И, прожив недели три в Петербурге, действительно было чему удивляться: распущенности ли с одной стороны, или безалаберности с другой; то слышались довольно громко, почти публично, самые яро-красные бредни и вызовы, то запрещались весьма скромные журнальные статьи. Вообще, предшествовавшее непосредственно эмансипации время оставило у меня впечатление чего-то смутного, неопределенного, не дозволявшего понять, должно ли радоваться тому, что предстоит, или только рукою махнуть.
Все это я привожу себе на память в доказательство того, что общественное мнение сильно расшевелилось вопросом об эмансипации, но из этого, конечно, не следует, что вопрос был расшевелен общественным мнением. Он был поднят, несомненно, сверху. Причин к тому, как все мы знаем, было немало в то время.
Только три рода людей из культурного класса встречал я, в то время не одобрявших эмансипации: во-первых, завзятых и неисправимых крепостников из эгоизма и личных интересов; во-вторых, крепостников по принципу. «Все государство рухнет, – говорили эти, – без крепостных людей».

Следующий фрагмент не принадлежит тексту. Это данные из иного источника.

__device__ __forceinline__ void load_w(WF& o, const uint4* wp, int c) {
    const uint4* w = wp + (size_t)c * 128;
    o.wh = w[0];
    o.wl = w[64];
}
__device__ __forceinline__ void load_x(XF& o, const char* xp, int half_bytes, int plane_bytes, int c) {
    const char* x = xp + c * 32;
    o.xh0 = *reinterpret_cast<const uint4*>(x);
    o.xl0 = *reinterpret_cast<const uint4*>(x + plane_bytes);
    x += half_bytes;
    o.xh1 = *reinterpret_cast<const uint4*>(x);
    o.xl1 = *reinterpret_cast<const uint4*>(x + plane_bytes);
}
#define NERO_MFH(ACC, A, B) \
    ACC = __builtin_amdgcn_mfma_f32_32x32x16_f16(__builtin_bit_cast(f16x8, A), __builtin_bit_cast(f16x8, B), ACC, 0, 0, 0)
__device__ __forceinline__ void ops_compute(f32x16 (&aH)[2], const WF& w, const XF& x) {
    NERO_MFH(aH[0], w.wl, x.xh0); NERO_MFH(aH[1], w.wl, x.xh1);
    NERO_MFH(aH[0], w.wh, x.xl0); NERO_MFH(aH[1], w.wh, x.xl1);
    NERO_MFH(aH[0], w.wh, x.xh0); NERO_MFH(aH[1], w.wh, x.xh1);
}
#define NERO_FENCE() __builtin_amdgcn_sched_barrier(0)

constexpr int F16_PW_N = 3;
__device__ __forceinline__ void prefetch_w(WF& wa, WF& wb, WF& wc, const uint4* wp, int n, int from = 0) {
    const int last = n - 1;
    if (from <= 0) load_w(wa, wp, 0);
    if (from <= 1) load_w(wb, wp, 1 < last ? 1 : last);
    if (from <= 2) load_w(wc, wp, 2 < last ? 2 : last);
}
__device__ __forceinline__ void gemm_f16x3_loop(f32x16 (&aH)[2], const uint4* wp, const char* xp, int half_bytes,
                                           int plane_bytes, int n, bool pre, WF& wa, WF& wb, WF& wc) {
    if (n <= 0) return;
    WF wd;
    XF xa, xb;
    const int last = n - 1;
#define NERO_CL(c) ((c) < last ? (c) : last)
    prefetch_w(wa, wb, wc, wp, n, pre ? F16_PW_N : 0);
    load_x(xa, xp, half_bytes, plane_bytes, 0);
    NERO_FENCE();
    for (int c = 0; c < n; c += 4) {
        load_w(wd, wp, NERO_CL(c + 3)); load_x(xb, xp, half_bytes, plane_bytes, NERO_CL(c + 1)); NERO_FENCE();
        ops_compute(aH, wa, xa); NERO_FENCE();
        if (c + 1 < n) {
            load_w(wa, wp, NERO_CL(c + 4)); load_x(xa, xp, half_bytes, plane_bytes, NERO_CL(c + 2)); NERO_FENCE();
            ops_compute(aH, wb, xb); NERO_FENCE();
        }
        if (c + 2 < n) {
            load_w(wb, wp, NERO_CL(c + 5)); load_x(xb, xp, half_bytes, plane_bytes, NERO_CL(c + 3)); NERO_FENCE();
            ops_compute(aH, wc, xa); NERO_FENCE();
        }
        if (c + 3 < n) {
            load_w(wc, wp, NERO_CL(c + 6)); load_x(xa, xp, half_bytes, plane_bytes, NERO_CL(c + 4)); NERO_FENCE();
            ops_compute(aH, wd, xb); NERO_FENCE();
        }
    }
#undef NERO_CL
}
__device__ __forceinline__ void gemm_f16x3(f32x16 (&aH)[2], const uint4* wp, const char* xp, int half_bytes, int plane_bytes, int n) {
    WF wa, wb, wc;
    gemm_f16x3_loop(aH, wp, xp, half_bytes, plane_bytes, n, false, wa, wb, wc);
}

struct WF2 { WF a, b; };
__device__ __forceinline__ void load_w2(WF2& o, const uint4* wp0, const uint4* wp1, int c) {
    load_w(o.a, wp0, c);
    load_w(o.b, wp1, c);
}
__device__ __forceinline__ void ops_compute2(f32x16 (&aH0)[2], f32x16 (&aH1)[2], const WF2& w, const XF& x) {
    ops_compute(aH0, w.a, x);
    ops_compute(aH1, w.b, x);
}
__device__ __forceinline__ void gemm_f16x3_dual(f32x16 (&aH0)[2], f32x16 (&aH1)[2], const uint4* wp0,
                                                const uint4* wp1, const char* xp, int half_bytes, int plane_bytes, int n) {
    if (n <= 0) return;
    WF2 w0, w1, w2;
    XF xa, xb;
    const int last = n - 1;
#define NERO_CL(c) ((c) < last ? (c) : last)
#define NERO_K2(W, X) NERO_FENCE(); ops_compute2(aH0, aH1, W, X); NERO_FENCE()
    load_w2(w0, wp0, wp1, 0);
    load_w2(w1, wp0, wp1, NERO_CL(1));
    load_x(xa, xp, half_bytes, plane_bytes, 0);
    NERO_FENCE();
    for (int c = 0; c < n; c += 6) {
        load_w2(w2, wp0, wp1, NERO_CL(c + 2)); load_x(xb, xp, half_bytes, plane_bytes, NERO_CL(c + 1)); NERO_K2(w0, xa);
        if (c + 1 < n) { load_w2(w0, wp0, wp1, NERO_CL(c + 3)); load_x(xa, xp, half_bytes, plane_bytes, NERO_CL(c + 2)); NERO_K2(w1, xb); }
        if (c + 2 < n) { load_w2(w1, wp0, wp1, NERO_CL(c + 4)); load_x(xb, xp, half_bytes, plane_bytes, NERO_CL(c + 3)); NERO_K2(w2, xa); }
        if (c + 3 < n) { load_w2(w2, wp0, wp1, NERO_CL(c + 5)); load_x(xa, xp, half_bytes, plane_bytes, NERO_CL(c + 4)); NERO_K2(w0, xb); }
        if (c + 4 < n) { load_w2(w0, wp0, wp1, NERO_CL(c + 6)); load_x(xb, xp, half_bytes, plane_bytes, NERO_CL(c + 5)); NERO_K2(w1, xa); }
        if (c + 5 < n) { load_w2(w1, wp0, wp1, NERO_CL(c + 7)); load_x(xa, xp, half_bytes, plane_bytes, NERO_CL(c + 6)); NERO_K2(w2, xb); }
    }
#undef NERO_K2
#undef NERO_CL
}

«Поверьте, Николай Иванович, – говорил мне бессарабский губернатор, – это все придумывают наши враги, французы и англичане; они, пожалуй, вставили такой крючок и в мирный договор, зная, что ничем так не ослабишь Россию, как уничтожив или ослабив связь между простым народом и дворянством». «Вот увидите, ваше превосходительство, помяните мое слово, увидите, что государство ужасно потерпит, – говорил мне один окружной начальник, – когда сократятся, после эмансипации, помещичьи запашки, вывоз зерна уменьшится так, что на заграничные доходы нечего более рассчитывать».
К третьему роду противников эмансипации принадлежали люди, хотя и близорукие, но не так ограниченные; они очень наивно утверждали, что нужно прежде образовать, а потом освобождать. Любопытно, что и между самими крестьянами, по крайней мере, нашей юго-западной окраины, встречались противники эмансипации, в том смысле, что, мол, «нехай будет по-прежнему, чтобы еще гирше [167] Хуже ( укр .).
не было». Это случалось и мне не раз слышать.
За эмансипацию были все ученые, учащаяся молодежь, люди, именуемые передовыми 1840-х годов; все крестьяне, не очень забитые, особливо же дворовые, и, наконец, интеллигентная и передовая часть дворянства, надеявшаяся с уничтожением крепостного права получить от главы государства представительное правительство для страны, тем более что сам государь инициативу эмансипации клал в руки дворянства; государь же и его правительство, конечно, усматривали в уничтожении крепостного права самое главное и самое современное средство к поднятию экономического быта всего государства, к увеличению его доходов и к сближению с западными государствами, сделавшемуся крайне необходимым для культуры отсталой от Запада во всех отношениях России.
Вопрос об эмансипации был, как известно, не новый. Еще при Александре I рассказывали, что он хотел после уничтожения крепостного права в Прибалтийском крае сделать то же самое на соседней Псковской губернии. И только будто бы опасение какого-то покушения на жизнь государя и заговора, открытого рижским генерал-губернатором Паулуччи, остановили Александра.
При Николае [I] не раз проносились слухи о непременном намерении императора освободить крестьян и в Юго-Западном крае. Бибиков введением инвентарей, очевидно, подготавливал акт освобождения.
При Николае [I] же происходило немало возмущений между крестьянами [в конце 1840-х годов]. Одно из них, витебское, я помню, наделало много шума в Петербурге; рассказывали, что какой-то подрядчик, недовольный помещиками, разъезжал, переодетый в генеральский мундир, выдавая себя за наследника, и объявлял крестьянам, чтобы они шли в Петербург к самому государю, указ которого об освобождении скрыт помещиками и попами; крестьяне, как мне сказывали, в числе 10 000, двинулись, не послушав и самого начальника края, и только военною силою были остановлены на полпути.
С каждым годом в конце 1840-х годов все чаще и чаще доставлялись сведения из провинций об уголовных преступлениях крепостных против своих господ и помещиков. Наконец, во время Крымской войны, при формировке ополчений, крестьяне Юго-западного края изъявили намерение поголовно идти в казаки, т. е. выйти из крепостной зависимости. Понадобились даже местами и пушки для усмирения. А после Крымской войны целые массы крестьян (это я сам видел) устремились из новороссийских и соседних губерний, спеша к какому-то сроку, будто бы назначенному от царя для их освобождения, перейти через Днепр. Только кавалерийскому отряду удалось остановить невдалеке от Днепра уходивших и возвратить на прежние места.